2.4. C57-N-IKKα Cells Have Increased Survival Capacity

Another characteristic of the cells that experiment an EMT process is the increase in their survival capacity as well as in their apoptotic resistance. Thus, we tested the behavior of the C57 cells of the three genotypes in a situation of stress such as culture in the absence of serum. It was observed that both C57-C-IKKα and C57-N-IKKα cells had an increased capacity to survive in absence of FBS, being the number of cells that persisted after 7 days of culture in the absence of FBS higher in the C57 cells expressing the exogenous IKKα in each subcellular localization (Figure 7A–D). In agreement with this observation, we analyzed the levels of expression of Akt, a protein known to increase the survival of cancer cells [46] and found that it was induced in both types of C57-IKKα cells (Figure 7E), while a lower than control amount of the proapoptotic cleaved-Caspase 3 was detected in both C57-C-IKKα and C57-N-IKKα cells (Figure 7E).

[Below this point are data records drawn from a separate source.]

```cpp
extern "C" int dvp_debug_recode_signed(const uint64_t* scalars, size_t n, int c, uint32_t* out_words, int* windows) {
  if (!windows || c < 8 || c > FX_C_MAX + 1 || n > (1u << 24)) return DVP_EINVAL;
  MsmFixedCtx plan;
  plan.set_c_signed(c);
  if (plan.c != c) return DVP_EINVAL;
  *windows = plan.W;
  if (!out_words) return DVP_OK;
  if (!scalars || !n) return DVP_EINVAL;
  DevBuf ds, dw, de;
  DVP_TRY(ds.alloc(n * 32));
  DVP_TRY(dw.alloc((size_t)*windows * n * 4));
  DVP_TRY(de.alloc(8));
  DVP_HIP(hipMemcpy(ds.p, scalars, n * 32, hipMemcpyHostToDevice));
  DVP_HIP(hipMemset(de.p, 0xff, 8));
  hipLaunchKernelGGL(k_recode_signed, dim3(cdiv(n, 256)), dim3(256), 0, 0, ds.as<uint32_t>(), (const uint8_t*)nullptr, (uint32_t)n, c, *windows, plan.n_narrow,
                     dw.as<uint32_t>(), de.as<unsigned long long>());
  DVP_HIP(hipGetLastError());
  DVP_HIP(hipMemcpy(out_words, dw.p, (size_t)*windows * n * 4, hipMemcpyDeviceToHost));
  unsigned long long e = 0;
  DVP_HIP(hipMemcpy(&e, de.p, 8, hipMemcpyDeviceToHost));
  if (e != ~0ull) {
    g_last_error_index = (int64_t)(e & 0xffffffffull);
    return DVP_EINVAL;
  }
  return DVP_OK;
}

extern "C" int dvp_msm_affine(const uint64_t* scalars, const uint64_t* bases_xy, const uint8_t* bases_inf, size_t n,
                              uint64_t out_xy[8], int* out_is_infinity) {
  if ((n && (!scalars || !bases_xy)) || !out_xy || !out_is_infinity) return DVP_EINVAL;
  DevBuf ds, db, di, dout;
  DVP_TRY(ds.alloc(n * 32));
  DVP_TRY(db.alloc(n * 64));
  DVP_TRY(dout.alloc(64 + 16));
  if (n) {
    DVP_HIP(hipMemcpy(ds.p, scalars, n * 32, hipMemcpyHostToDevice));
    DVP_HIP(hipMemcpy(db.p, bases_xy, n * 64, hipMemcpyHostToDevice));
  }
  if (bases_inf && n) {
    DVP_TRY(di.alloc(n));
    DVP_HIP(hipMemcpy(di.p, bases_inf, n, hipMemcpyHostToDevice));
  }
  DVP_TRY(msm_affine_dev(ds.p, db.p, di.p, n, dout.p, (char*)dout.p + 64, 0));
  uint32_t inf;
  DVP_HIP(hipMemcpy(out_xy, dout.p, 64, hipMemcpyDeviceToHost));
  DVP_HIP(hipMemcpy(&inf, (char*)dout.p + 64, 4, hipMemcpyDeviceToHost));
  *out_is_infinity = (int)inf;
  return DVP_OK;
}

struct dvp_msm_ctx {
  MsmFixedCtx* fx = nullptr;
  uint8_t* d_inf = nullptr;
  size_t n = 0;
};

extern "C" void dvp_msm_ctx_destroy(dvp_msm_ctx* c);
extern "C" int dvp_msm_ctx_create(const uint64_t* bases_xy, const uint8_t* bases_inf, size_t n, size_t range_hint, dvp_msm_ctx** out) {
  if (!bases_xy || !out || !n || n >= ((size_t)1 << 27)) return DVP_EINVAL;
  if (!range_hint || range_hint > n) range_hint = n;
  DevBuf db;
  DVP_TRY(db.alloc(n * sizeof(Aff)));
  DVP_HIP(hipMemcpy(db.p, bases_xy, n * sizeof(Aff), hipMemcpyHostToDevice));
  dvp_msm_ctx* c = new dvp_msm_ctx();
  c->n = n;
  auto fail = [&](int rc) { dvp_msm_ctx_destroy(c); return rc; };
  hipError_t e = hipMalloc((void**)&c->d_inf, n);
  if (e == hipSuccess) e = bases_inf ? hipMemcpy(c->d_inf, bases_inf, n, hipMemcpyHostToDevice) : hipMemset(c->d_inf, 0, n);
  if (e != hipSuccess) return fail(hip_fail(e, "dvp_msm_ctx_create", __FILE__, __LINE__));
  int rc = msm_fixed_create(db.as<Aff>(), (uint32_t)n, range_hint, &c->fx);
  if (rc != DVP_OK) return fail(rc);
  *out = c;
  return DVP_OK;
}
extern "C" void dvp_msm_ctx_destroy(dvp_msm_ctx* c) {
  if (!c) return;
  msm_fixed_destroy(c->fx);
  if (c->d_inf) (void)hipFree(c->d_inf);
  delete c;
}
extern "C" int dvp_msm_ctx_plan(const dvp_msm_ctx* c, int* c_bits, int* windows) {
  if (!c || !c_bits || !windows) return DVP_EINVAL;
  return msm_fixed_info(c->fx, c_bits, windows);
}
extern "C" uint64_t dvp_msm_ctx_table_bytes(const dvp_msm_ctx* c, int* signed_windows) { return c ? msm_fixed_table_bytes(c->fx, signed_windows) : 0; }
extern "C" int dvp_msm_ctx_run_dev(dvp_msm_ctx* c, const void* d_scalars, size_t lo, size_t hi, void* d_out_xy, void* d_out_inf, void* stream) {
  if (!c || !d_scalars || !d_out_xy || !d_out_inf || lo > hi || hi > c->n) return DVP_EINVAL;
  return msm_fixed_dev(c->fx, d_scalars, c->d_inf + lo, (uint32_t)lo, (uint32_t)hi, d_out_xy, d_out_inf, (hipStream_t)stream);
}
extern "C" int dvp_msm_ctx_run(dvp_msm_ctx* c, const uint64_t* scalars, size_t lo, size_t hi, uint64_t out_xy[8], int* out_is_infinity) {
  if (!c || !scalars || !out_xy || !out_is_infinity || lo > hi || hi > c->n) return DVP_EINVAL;
  DevBuf ds, dout;
  DVP_TRY(ds.alloc((hi - lo) * 32));
  DVP_TRY(dout.alloc(80));
  if (hi > lo) DVP_HIP(hipMemcpy(ds.p, scalars, (hi - lo) * 32, hipMemcpyHostToDevice));
  DVP_TRY(msm_fixed_dev(c->fx, ds.p, c->d_inf + lo, (uint32_t)lo, (uint32_t)hi, dout.p, (char*)dout.p + 64, 0));
  uint32_t inf;
  DVP_HIP(hipMemcpy(out_xy, dout.p, 64, hipMemcpyDeviceToHost));
  DVP_HIP(hipMemcpy(&inf, (char*)dout.p + 64, 4, hipMemcpyDeviceToHost));
  *out_is_infinity = (int)inf;
  return DVP_OK;
}
```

Next, we analyzed the expression of the anti-apoptotic and pro-survival protein Bcl-2 and found that its expression was also increased in both types of C57-IKKα cells, mainly in the C57-N-IKKα cells (Figure 7E). Therefore, our results show that the increased levels of IKKα in the C57 skin carcinoma cells confers them a greater capacity for survival and resistance to apoptosis in stressful situations, such as culture in the absence of serum.

Figure 7

Increased survival capacity of C57-N-IKKα cells in a stressful situation. (A–C) Representative experiment of the appearance of cells after 7 days of growth in the absence of serum. Observe the diminished number of C57-Control cells (an average of 2.3 × 106 ± 0.4 × 106 cells/p100) versus 6.5 × 106 ± 0.4 × 106 and 7.9 × 106 ± 1.2 × 106 of C57-C-IKKα and C57-N-IKKα cells/p100, respectively (D) Graphical representation of the number of cells that survive after 7 days of growth in the absence of serum (*** p < 0.001; data are mean ± SEM; by t-test). Scale bars: 50 μm. (E) WB of total protein extracts from C57-Control and C57-C- and-N-IKKα cells showing the induction of the survival proteins Akt and Bcl2 in the C57 cells that express the ectopic IKKα and the lower than control amount of the pro-apoptotic cleaved-Caspase 3 (CC3) in both C57-C-IKKα and C57-N-IKKα cells.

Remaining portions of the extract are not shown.